I want to make a robot arm. What does it take? Inverse kinematics and motors. I figured the best approach was to work with the software part first, and simulate the entire arm before actually making it. That's the topic of this post.

Plan

Seeing the problem in 3D is way more convenient than printing out number spam and trying to sift through it for errors. I never used Three.js before, but for my crude implementation it was more than enough and quite simple (until I had to work with rotations).

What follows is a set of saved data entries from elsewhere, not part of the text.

# piotrkawa/audio-deepfake-adversarial-attacks

Measured on AMD Instinct MI355X. Metric: adversarial utterances/sec, PGD-40 LCNN+LFCC 4s@16kHz, higher is better.
Workload: dtype f32

## Files before the change

### audio_deepfake_adversarial_attacks_amd/csrc/lfcc_stft.hip

```cpp

#include <hip/hip_runtime.h>
#include <math.h>
#include <stdint.h>
#include <stdlib.h>

#include "advstep_frontend.h"
#include "advstep_common.h"
#include "stft_reg.h"

namespace {

constexpr int kWavesPerBlock = 4;
constexpr int kThreads = kWavesPerBlock * 64;
constexpr int kFramesPerBlockBwd = 4;
static_assert(kFramesPerBlockBwd == kGroup, "overlap_add_frames (stft_reg.h) sums the frames of one group");

__device__ __forceinline__ float2 cmul(float2 a, float2 b) { return make_float2(a.x * b.x - a.y * b.y, a.x * b.y + a.y * b.x); }

__device__ __forceinline__ void wave_lds_sync() {
    __builtin_amdgcn_fence(__ATOMIC_RELEASE, "workgroup");
    __builtin_amdgcn_wave_barrier();
    __builtin_amdgcn_fence(__ATOMIC_ACQUIRE, "workgroup");
}

// ... 132 lines not shown
    __syncthreads();
    if (threadIdx.x == 0) {
        float r = L.red[0];
        for (int i = 1; i < kWavesPerBlock; ++i) r = max_nan(r, L.red[i]);
        bmax[b * gridDim.x + blockIdx.x] = r;
    }
}

constexpr int kMaxSpanT = 8, kMaxBands = 128;

__device__ __forceinline__ void frame_spectrum(const float *__restrict__ xb, const float *__restrict__ w, int T, int f,
                                               int hop, Lds &L, int wave, int lane) {
    load_frame(xb, w, T, f, hop, L.a[wave], lane);
    wave_lds_sync();
    fft256<false>(L.a[wave], L.b[wave], L.tw, lane);
    unpack_real(L.a[wave], L.tw512, L.xs_of(wave), lane);
    wave_lds_sync();
}

__device__ __forceinline__ float2 one_sided_scale(float2 gk, int k) {
    if (k == 0 || k == kN) gk.y = 0.0f;
    else gk.x *= 0.5f, gk.y *= 0.5f;
    return gk;
}

template <bool PRESCALED>
__device__ __forceinline__ void spectrum_grad_to_frame(Lds &L, int wave, int lane, const float *__restrict__ w, float *dst,
                                                       bool live) {
    if (!PRESCALED) {
        for (int k = lane; k < kBins; k += 64) L.xs_of(wave)[k] = one_sided_scale(L.xs_of(wave)[k], k);
        wave_lds_sync();
    }
    for (int k = lane; k < kN; k += 64) {
        const float2 gk = L.xs_of(wave)[k], gc = conjf2(L.xs_of(wave)[kN - k]);
        const float2 e = cadd(gk, gc), d = csub(gk, gc);
        const float2 wd = cmul(conjf2(L.tw512[k]), d);
        L.a[wave][P(k)] = make_float2(e.x - wd.y, e.y + wd.x);
    }
    wave_lds_sync();
    fft256<true>(L.a[wave], L.b[wave], L.tw, lane);
    for (int n = lane; n < kN; n += 64) {
        const float2 z = L.a[wave][P(n)];
        const float2 wv = reinterpret_cast<const float2 *>(w)[n];
        reinterpret_cast<float2 *>(dst)[n] = live ? make_float2(wv.x * z.x, wv.y * z.y) : make_float2(0.0f, 0.0f);
    }
    wave_lds_sync();
}

template <int STRIDE>
__device__ __attribute__((noinline)) void overlap_add_frames_cold(const float *dframe, float *__restrict__ dxb, int f_base, int NF, int hop,
                                                                  int T, int tid, int nthreads);

__device__ __forceinline__ void overlap_add_block(const float (*dframe)[kNfft], float *__restrict__ dxb, int f_base, int NF,
                                                  int hop, int T) {
    overlap_add_frames<kNfft>(&dframe[0][0], dxb, f_base, NF, hop, T, threadIdx.x, kThreads);
}

template <int STRIDE>
__device__ __attribute__((noinline)) void overlap_add_frames_cold(const float *dframe, float *__restrict__ dxb, int f_base, int NF, int hop,
                                                                  int T, int tid, int nthreads) {
    overlap_add_frames<STRIDE>(dframe, dxb, f_base, NF, hop, T, tid, nthreads);
}

template <int SPAN_CAP>
struct LdsBwd {
    Lds c;
    float dframe[kFramesPerBlockBwd][kNfft];
    float fbt_w[kBins * SPAN_CAP];
    int32_t fbt_start[kBins];
    float drow[kWavesPerBlock][kMaxBands];
};

template <int SPAN_CAP>
__global__ __launch_bounds__(kThreads) void stft_bands_backward_kernel(const float *__restrict__ x,
                                                                       const float *__restrict__ w,
                                                                       const float *__restrict__ dband,
                                                                       const int32_t *__restrict__ fbt_start,
                                                                       const float *__restrict__ fbt_w, int span_t,
                                                                       float *__restrict__ dx, int T, int NF, int hop,
                                                                       int M) {
    extern __shared__ __attribute__((aligned(16))) unsigned char raw[];
    LdsBwd<SPAN_CAP> &S = *reinterpret_cast<LdsBwd<SPAN_CAP> *>(raw);
    Lds &L = S.c;
    {
        static_assert(kN == kThreads, "one twiddle pair per thread");
        constexpr int kWIt = (kBins * SPAN_CAP + kThreads - 1) / kThreads;
        const int m = threadIdx.x, nw = kBins * span_t;
        const float2 t0 = stage_twiddle(m < kStageTw ? m : 0), t1 = kTw512[m];
        const int32_t s0 = fbt_start[m], s1 = fbt_start[kThreads + (m < kBins - kThreads ? m : 0)];
        float wq[kWIt];
#pragma unroll
        for (int j = 0; j < kWIt; ++j) {
            const int i = m + j * kThreads;
            wq[j] = fbt_w[i < nw ? i : nw - 1];
        }
        if (m < kStageTw) L.tw[m] = t0;
        L.tw512[m] = t1;
        S.fbt_start[m] = s0;
        if (m < kBins - kThreads) S.fbt_start[kThreads + m] = s1;
#pragma unroll
        for (int j = 0; j < kWIt; ++j) {
            const int i = m + j * kThreads;
            if (i < nw) S.fbt_w[i] = wq[j];
        }
    }
    __syncthreads();
    const int wave = threadIdx.x >> 6, lane = threadIdx.x & 63;
    const int64_t b = blockIdx.y;
    const int f_base = blockIdx.x * kFramesPerBlockBwd;
    const float *xb = x + b * T;
    for (int r = 0; r < kFramesPerBlockBwd / kWavesPerBlock; ++r) {
        const int fl = r * kWavesPerBlock + wave;
        const int f = f_base + fl;
        const bool live = f < NF;
        const float *drow_g = dband + (b * NF + (live ? f : NF - 1)) * M;
        for (int m = lane; m < M; m += 64) S.drow[wave][m] = drow_g[m];
        load_frame(xb, w, T, live ? f : NF - 1, hop, L.a[wave], lane);
        wave_lds_sync();
        fft256<false>(L.a[wave], L.b[wave], L.tw, lane);
        const float *drow = S.drow[wave];
        auto grad_of_bin = [&](int k, float2 xk) {
            const int m0 = S.fbt_start[k];
            float dp = 0.0f;
            for (int j = 0; j < span_t; ++j) {
                const int m = m0 + j;
                if (m < M) dp = fmaf(S.fbt_w[k * span_t + j], drow[m], dp);
            }
            return one_sided_scale(make_float2(2.0f * xk.x * dp, 2.0f * xk.y * dp), k);
        };
        {
            const float2 *Z = L.a[wave];
            for (int k = lane; k < kN; k += 64) {
                const float2 zk = Z[P(k)], zc = conjf2(Z[P((kN - k) & (kN - 1))]);
                const float2 e = make_float2(0.5f * (zk.x + zc.x), 0.5f * (zk.y + zc.y));
                const float2 d = make_float2(0.5f * (zk.x - zc.x), 0.5f * (zk.y - zc.y));
                const float2 o = cmul(L.tw512[k], make_float2(d.y, -d.x));
                L.xs_of(wave)[k] = grad_of_bin(k, cadd(e, o));
            }
            if (lane == 0) L.xs_of(wave)[kN] = grad_of_bin(kN, make_float2(Z[P(0)].x - Z[P(0)].y, 0.0f));
        }
        wave_lds_sync();
        spectrum_grad_to_frame<true>(L, wave, lane, w, S.dframe[fl], live);
    }
    __syncthreads();
    overlap_add_block(S.dframe, dx + b * T, f_base, NF, hop, T);
}
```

For the calculations I could have done it entirely in JavaScript, but I was getting tired of that language (honestly, who isn't). So, I decided to do it with WebAssembly in Rust. The idea is to have everything, including computations, conveniently in the browser without a server backend. When it comes to it, I can easily extend the system to connect via Wi-Fi with the microcontroller that controls the actual robot. That also means I can put off having to deal with embedded until I start building the robot.

Inverse Kinematics

So, what is inverse kinematics? Why is it even called kinematics, does it have anything to do with physics? According to Wikipedia, forward kinematics refers to "the use of the kinematic equations of a robot to compute the position of the end-effector from specified values for the joint parameters". End-effector means end of the arm. So, given the position (and rotation) of the end of the arm, inverse kinematics computes the rotation parameters of the joints to reach that position.

In robotics, the joint parameters are described by Denavit-Hartenberg (D-H) parameters, which is an n×4 matrix where n is the number of joints of the arm, specifying four parameters for each joint d, a, α, θ.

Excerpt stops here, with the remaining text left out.